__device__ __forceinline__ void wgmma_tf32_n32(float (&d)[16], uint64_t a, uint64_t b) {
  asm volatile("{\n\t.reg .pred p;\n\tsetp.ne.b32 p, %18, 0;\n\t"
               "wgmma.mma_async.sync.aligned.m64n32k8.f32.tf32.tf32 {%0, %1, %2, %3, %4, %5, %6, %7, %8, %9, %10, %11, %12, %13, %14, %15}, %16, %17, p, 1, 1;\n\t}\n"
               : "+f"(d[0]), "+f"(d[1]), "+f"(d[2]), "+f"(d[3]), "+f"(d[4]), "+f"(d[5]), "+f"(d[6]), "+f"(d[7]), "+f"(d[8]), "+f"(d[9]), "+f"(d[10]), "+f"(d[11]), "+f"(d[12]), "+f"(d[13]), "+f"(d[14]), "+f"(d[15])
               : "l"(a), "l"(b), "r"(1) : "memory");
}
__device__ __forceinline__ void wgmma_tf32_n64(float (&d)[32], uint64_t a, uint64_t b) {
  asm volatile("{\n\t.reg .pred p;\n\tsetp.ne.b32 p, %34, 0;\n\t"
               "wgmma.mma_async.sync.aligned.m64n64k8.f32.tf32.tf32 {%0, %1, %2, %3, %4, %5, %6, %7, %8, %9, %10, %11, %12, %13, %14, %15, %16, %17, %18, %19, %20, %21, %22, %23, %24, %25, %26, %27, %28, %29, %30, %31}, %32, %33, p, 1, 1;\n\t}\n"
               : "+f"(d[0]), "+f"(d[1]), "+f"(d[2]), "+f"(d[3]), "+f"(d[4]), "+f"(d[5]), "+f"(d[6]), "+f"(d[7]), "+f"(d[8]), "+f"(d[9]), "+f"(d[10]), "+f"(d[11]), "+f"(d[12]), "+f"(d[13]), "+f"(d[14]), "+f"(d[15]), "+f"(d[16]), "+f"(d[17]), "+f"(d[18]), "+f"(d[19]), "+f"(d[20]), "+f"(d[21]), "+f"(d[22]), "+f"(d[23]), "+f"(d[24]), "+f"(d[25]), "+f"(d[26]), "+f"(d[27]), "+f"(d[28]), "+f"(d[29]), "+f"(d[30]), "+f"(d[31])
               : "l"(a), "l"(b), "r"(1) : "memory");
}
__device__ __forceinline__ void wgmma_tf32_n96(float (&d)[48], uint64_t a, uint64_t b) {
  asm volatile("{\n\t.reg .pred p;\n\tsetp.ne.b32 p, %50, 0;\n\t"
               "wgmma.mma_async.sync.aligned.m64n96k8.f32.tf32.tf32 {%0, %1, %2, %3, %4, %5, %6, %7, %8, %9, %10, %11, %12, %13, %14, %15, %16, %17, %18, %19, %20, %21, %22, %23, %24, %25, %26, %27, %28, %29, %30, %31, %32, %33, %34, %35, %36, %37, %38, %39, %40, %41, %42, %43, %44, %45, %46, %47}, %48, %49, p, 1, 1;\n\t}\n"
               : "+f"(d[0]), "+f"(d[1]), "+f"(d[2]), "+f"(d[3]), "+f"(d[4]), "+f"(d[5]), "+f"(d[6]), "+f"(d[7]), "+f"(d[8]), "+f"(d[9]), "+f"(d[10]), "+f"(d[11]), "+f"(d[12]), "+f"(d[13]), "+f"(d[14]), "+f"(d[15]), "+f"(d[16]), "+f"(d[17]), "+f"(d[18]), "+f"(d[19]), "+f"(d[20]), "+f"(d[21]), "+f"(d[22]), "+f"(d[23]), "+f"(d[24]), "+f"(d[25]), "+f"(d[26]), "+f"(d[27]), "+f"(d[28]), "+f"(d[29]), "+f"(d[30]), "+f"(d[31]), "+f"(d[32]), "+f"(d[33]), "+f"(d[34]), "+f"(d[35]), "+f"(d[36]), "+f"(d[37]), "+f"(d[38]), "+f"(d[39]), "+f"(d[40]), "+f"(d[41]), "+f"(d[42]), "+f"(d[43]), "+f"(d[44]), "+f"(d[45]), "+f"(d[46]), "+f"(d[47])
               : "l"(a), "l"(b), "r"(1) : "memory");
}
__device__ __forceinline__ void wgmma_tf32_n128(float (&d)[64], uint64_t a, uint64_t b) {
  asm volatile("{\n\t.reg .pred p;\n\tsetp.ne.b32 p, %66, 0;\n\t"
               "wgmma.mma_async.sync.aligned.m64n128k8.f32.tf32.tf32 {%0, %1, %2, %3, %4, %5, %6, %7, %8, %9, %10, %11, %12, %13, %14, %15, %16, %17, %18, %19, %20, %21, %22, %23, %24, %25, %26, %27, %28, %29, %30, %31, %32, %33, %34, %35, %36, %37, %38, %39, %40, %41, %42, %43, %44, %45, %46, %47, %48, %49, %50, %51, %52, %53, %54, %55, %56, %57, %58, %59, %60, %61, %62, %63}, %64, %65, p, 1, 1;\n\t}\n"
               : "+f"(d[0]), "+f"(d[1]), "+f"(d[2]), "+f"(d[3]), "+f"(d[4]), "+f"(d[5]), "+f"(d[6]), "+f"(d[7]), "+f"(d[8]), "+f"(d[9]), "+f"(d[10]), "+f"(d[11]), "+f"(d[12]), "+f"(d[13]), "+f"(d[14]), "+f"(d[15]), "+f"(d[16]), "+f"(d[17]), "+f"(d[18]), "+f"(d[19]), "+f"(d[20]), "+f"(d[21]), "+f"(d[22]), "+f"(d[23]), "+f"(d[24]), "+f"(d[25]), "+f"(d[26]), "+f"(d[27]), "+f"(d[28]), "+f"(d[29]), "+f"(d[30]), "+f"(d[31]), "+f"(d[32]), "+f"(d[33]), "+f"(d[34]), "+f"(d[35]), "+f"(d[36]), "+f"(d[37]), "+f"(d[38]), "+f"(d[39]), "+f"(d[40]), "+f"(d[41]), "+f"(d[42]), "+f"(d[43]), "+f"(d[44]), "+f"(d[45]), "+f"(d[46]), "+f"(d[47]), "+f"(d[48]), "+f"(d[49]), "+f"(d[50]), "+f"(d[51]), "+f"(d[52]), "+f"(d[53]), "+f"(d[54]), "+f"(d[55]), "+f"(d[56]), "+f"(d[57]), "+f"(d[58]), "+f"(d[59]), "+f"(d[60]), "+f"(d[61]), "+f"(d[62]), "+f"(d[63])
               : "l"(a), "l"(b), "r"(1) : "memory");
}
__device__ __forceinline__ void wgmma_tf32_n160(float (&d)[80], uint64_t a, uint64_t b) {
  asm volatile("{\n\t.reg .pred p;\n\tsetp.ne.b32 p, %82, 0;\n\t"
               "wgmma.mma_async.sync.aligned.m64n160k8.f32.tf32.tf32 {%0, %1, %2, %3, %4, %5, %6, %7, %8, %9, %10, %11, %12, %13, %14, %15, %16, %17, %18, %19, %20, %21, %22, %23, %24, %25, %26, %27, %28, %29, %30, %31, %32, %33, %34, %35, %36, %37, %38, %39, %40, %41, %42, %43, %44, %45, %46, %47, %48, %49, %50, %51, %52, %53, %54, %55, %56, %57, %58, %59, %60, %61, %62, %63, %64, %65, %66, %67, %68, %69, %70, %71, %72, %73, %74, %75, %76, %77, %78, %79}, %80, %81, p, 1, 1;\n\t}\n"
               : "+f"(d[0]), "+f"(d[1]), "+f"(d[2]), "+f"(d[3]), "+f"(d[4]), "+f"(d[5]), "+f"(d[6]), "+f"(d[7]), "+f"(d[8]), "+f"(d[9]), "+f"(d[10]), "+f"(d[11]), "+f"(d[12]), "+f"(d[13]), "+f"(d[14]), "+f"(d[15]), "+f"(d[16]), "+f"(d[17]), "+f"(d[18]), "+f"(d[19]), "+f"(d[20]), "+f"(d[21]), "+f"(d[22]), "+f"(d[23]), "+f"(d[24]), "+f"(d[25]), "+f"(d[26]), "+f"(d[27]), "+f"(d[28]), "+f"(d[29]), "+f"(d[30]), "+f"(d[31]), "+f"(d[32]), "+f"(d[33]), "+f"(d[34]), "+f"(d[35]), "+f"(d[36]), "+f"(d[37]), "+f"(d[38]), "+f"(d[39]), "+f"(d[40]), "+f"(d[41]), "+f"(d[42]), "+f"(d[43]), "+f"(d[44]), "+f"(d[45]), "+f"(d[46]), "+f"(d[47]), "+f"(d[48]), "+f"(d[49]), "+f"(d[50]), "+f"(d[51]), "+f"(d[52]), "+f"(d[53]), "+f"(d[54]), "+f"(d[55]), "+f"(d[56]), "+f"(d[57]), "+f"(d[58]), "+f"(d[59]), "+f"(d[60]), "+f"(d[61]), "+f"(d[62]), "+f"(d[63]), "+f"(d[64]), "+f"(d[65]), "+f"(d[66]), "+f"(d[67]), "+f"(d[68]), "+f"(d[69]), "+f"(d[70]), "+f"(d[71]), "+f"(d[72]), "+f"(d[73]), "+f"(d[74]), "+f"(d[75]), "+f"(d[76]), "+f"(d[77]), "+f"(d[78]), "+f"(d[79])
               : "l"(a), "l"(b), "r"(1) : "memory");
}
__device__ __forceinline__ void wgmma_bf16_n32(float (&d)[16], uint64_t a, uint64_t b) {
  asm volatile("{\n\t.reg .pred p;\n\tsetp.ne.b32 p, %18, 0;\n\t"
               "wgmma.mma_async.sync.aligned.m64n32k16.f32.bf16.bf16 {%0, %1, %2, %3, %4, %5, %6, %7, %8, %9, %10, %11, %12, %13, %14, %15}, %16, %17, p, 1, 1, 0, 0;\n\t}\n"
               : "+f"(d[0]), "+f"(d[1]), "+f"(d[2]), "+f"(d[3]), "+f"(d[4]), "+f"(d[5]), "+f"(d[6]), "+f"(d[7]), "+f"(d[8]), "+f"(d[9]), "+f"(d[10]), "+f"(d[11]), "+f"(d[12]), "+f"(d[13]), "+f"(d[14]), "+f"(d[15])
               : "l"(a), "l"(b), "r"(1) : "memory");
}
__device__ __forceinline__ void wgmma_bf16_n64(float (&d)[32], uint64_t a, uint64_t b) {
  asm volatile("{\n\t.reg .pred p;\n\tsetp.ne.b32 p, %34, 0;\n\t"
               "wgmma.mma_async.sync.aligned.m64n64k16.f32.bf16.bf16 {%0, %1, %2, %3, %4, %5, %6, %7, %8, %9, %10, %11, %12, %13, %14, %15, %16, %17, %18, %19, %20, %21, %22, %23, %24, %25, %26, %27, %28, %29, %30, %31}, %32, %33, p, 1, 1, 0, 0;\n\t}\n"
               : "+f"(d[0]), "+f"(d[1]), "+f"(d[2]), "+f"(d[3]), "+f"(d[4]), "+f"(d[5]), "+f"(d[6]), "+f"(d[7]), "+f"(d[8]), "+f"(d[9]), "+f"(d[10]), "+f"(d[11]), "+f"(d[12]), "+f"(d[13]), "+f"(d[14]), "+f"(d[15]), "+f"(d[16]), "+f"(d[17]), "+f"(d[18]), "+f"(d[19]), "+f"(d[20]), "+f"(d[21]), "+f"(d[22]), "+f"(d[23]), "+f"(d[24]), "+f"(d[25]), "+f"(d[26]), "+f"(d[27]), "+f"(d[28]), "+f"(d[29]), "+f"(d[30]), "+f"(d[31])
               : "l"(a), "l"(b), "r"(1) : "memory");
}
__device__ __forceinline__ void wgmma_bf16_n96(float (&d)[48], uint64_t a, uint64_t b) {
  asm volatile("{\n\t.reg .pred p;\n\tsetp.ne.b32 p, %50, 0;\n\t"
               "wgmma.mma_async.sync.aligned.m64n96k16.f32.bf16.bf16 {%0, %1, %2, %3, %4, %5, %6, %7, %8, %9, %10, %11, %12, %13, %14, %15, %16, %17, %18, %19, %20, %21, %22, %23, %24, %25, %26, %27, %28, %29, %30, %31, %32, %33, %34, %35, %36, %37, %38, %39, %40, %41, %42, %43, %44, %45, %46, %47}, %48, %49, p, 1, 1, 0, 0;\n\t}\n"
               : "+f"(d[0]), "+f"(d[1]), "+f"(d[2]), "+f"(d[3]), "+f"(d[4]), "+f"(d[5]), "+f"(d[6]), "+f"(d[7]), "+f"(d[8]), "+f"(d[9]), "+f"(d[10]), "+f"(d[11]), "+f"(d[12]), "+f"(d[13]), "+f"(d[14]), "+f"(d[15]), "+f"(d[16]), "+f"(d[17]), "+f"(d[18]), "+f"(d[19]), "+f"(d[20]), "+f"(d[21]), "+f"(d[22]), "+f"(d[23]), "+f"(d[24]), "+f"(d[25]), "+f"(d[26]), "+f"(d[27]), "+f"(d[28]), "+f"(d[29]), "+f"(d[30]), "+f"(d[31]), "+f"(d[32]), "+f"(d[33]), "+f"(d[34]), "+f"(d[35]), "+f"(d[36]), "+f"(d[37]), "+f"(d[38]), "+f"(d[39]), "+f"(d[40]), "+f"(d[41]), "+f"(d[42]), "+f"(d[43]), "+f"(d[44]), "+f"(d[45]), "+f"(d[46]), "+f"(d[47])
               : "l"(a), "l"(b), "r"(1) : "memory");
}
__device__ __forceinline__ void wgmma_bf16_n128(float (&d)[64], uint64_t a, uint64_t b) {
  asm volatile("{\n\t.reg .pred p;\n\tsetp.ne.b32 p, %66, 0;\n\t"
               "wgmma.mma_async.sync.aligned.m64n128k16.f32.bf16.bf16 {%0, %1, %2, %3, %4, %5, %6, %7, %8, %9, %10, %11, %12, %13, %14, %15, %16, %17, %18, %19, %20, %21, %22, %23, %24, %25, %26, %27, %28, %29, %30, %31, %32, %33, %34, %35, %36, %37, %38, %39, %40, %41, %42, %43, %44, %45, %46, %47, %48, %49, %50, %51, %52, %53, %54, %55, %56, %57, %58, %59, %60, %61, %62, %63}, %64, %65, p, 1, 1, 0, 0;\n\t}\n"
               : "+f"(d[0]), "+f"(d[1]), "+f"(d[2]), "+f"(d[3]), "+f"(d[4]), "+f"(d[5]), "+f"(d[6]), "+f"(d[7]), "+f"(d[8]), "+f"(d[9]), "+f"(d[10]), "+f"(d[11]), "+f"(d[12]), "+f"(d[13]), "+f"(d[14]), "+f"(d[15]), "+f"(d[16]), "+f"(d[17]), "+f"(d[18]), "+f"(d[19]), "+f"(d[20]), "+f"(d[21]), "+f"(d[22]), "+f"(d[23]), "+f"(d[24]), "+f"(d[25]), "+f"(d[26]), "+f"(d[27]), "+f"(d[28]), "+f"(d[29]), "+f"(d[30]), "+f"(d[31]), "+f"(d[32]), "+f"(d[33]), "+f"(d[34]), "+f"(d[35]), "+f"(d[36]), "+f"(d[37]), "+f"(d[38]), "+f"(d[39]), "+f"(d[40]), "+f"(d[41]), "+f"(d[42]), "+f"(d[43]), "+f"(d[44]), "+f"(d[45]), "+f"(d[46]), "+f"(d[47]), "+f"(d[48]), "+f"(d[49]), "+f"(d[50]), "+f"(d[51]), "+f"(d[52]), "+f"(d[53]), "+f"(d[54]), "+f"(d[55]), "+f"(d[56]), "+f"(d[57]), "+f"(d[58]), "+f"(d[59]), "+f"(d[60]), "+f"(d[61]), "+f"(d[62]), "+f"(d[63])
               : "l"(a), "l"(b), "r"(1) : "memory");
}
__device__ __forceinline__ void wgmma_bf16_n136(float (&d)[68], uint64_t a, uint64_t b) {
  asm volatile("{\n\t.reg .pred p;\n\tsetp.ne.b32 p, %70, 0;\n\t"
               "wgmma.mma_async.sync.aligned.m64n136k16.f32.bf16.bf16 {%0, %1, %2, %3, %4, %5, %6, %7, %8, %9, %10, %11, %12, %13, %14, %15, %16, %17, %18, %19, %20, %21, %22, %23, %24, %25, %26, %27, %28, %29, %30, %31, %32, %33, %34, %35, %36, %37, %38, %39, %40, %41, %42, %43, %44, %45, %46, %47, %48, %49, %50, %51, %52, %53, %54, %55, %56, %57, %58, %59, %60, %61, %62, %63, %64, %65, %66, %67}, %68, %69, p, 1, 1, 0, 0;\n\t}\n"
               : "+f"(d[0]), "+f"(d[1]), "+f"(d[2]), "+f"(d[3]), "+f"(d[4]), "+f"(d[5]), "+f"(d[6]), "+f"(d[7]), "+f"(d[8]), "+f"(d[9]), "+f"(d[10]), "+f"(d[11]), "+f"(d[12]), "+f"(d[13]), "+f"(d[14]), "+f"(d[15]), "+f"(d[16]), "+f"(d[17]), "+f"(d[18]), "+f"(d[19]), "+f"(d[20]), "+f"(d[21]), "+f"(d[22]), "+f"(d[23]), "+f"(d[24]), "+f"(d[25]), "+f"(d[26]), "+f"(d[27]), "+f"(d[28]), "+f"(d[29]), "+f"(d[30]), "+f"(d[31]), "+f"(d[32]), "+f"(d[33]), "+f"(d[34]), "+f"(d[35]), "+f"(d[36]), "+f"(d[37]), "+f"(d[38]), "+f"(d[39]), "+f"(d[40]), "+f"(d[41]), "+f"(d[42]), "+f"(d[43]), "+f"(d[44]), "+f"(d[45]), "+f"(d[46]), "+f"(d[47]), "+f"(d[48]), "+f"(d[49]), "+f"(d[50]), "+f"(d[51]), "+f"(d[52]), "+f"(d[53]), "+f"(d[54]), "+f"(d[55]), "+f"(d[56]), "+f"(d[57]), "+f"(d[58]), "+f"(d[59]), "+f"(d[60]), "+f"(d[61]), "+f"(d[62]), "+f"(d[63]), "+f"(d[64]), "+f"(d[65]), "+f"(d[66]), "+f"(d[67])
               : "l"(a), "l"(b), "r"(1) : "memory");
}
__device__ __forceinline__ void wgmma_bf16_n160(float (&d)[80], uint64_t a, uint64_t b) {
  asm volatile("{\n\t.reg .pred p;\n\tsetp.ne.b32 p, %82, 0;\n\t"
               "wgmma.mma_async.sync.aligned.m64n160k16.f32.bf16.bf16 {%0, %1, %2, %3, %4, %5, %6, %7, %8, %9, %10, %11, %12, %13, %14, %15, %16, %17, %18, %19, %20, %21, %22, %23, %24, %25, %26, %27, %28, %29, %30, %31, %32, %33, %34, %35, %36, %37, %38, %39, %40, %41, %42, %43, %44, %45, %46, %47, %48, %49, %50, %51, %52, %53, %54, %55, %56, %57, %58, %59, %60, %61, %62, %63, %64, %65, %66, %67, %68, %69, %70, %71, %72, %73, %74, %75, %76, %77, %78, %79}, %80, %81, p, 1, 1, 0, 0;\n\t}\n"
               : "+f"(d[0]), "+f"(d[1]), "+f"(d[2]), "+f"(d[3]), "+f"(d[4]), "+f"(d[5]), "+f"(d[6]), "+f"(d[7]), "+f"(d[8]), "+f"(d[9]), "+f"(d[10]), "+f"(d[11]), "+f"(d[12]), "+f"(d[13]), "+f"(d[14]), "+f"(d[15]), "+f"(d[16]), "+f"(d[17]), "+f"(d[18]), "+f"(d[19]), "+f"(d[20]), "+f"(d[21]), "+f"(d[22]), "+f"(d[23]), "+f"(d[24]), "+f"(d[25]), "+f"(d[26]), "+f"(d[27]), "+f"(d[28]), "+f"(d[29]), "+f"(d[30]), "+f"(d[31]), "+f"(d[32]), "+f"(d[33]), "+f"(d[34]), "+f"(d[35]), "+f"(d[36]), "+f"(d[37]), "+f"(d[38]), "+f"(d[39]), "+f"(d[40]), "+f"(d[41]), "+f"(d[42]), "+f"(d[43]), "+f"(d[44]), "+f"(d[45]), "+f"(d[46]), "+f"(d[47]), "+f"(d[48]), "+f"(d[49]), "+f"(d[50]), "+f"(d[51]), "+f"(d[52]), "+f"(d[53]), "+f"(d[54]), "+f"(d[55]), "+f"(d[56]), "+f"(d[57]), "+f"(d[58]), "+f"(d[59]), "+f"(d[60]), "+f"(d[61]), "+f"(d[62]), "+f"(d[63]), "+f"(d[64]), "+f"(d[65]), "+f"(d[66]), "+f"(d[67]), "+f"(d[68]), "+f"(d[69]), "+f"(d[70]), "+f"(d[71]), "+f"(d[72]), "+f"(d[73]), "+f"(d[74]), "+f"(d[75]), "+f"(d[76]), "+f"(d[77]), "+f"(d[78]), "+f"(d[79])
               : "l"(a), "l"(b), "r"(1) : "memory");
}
^^^^
- _Task instructions_: Considering only the data above, return the lines in which "void" occurs.

- _Result of this task_:
__device__ __forceinline__ void wgmma_tf32_n32(float (&d)[16], uint64_t a, uint64_t b) {
__device__ __forceinline__ void wgmma_tf32_n64(float (&d)[32], uint64_t a, uint64_t b) {
__device__ __forceinline__ void wgmma_tf32_n96(float (&d)[48], uint64_t a, uint64_t b) {
__device__ __forceinline__ void wgmma_tf32_n128(float (&d)[64], uint64_t a, uint64_t b) {
__device__ __forceinline__ void wgmma_tf32_n160(float (&d)[80], uint64_t a, uint64_t b) {
__device__ __forceinline__ void wgmma_bf16_n32(float (&d)[16], uint64_t a, uint64_t b) {
__device__ __forceinline__ void wgmma_bf16_n64(float (&d)[32], uint64_t a, uint64_t b) {
__device__ __forceinline__ void wgmma_bf16_n96(float (&d)[48], uint64_t a, uint64_t b) {
__device__ __forceinline__ void wgmma_bf16_n128(float (&d)[64], uint64_t a, uint64_t b) {
__device__ __forceinline__ void wgmma_bf16_n136(float (&d)[68], uint64_t a, uint64_t b) {
__device__ __forceinline__ void wgmma_bf16_n160(float (&d)[80], uint64_t a, uint64_t b) {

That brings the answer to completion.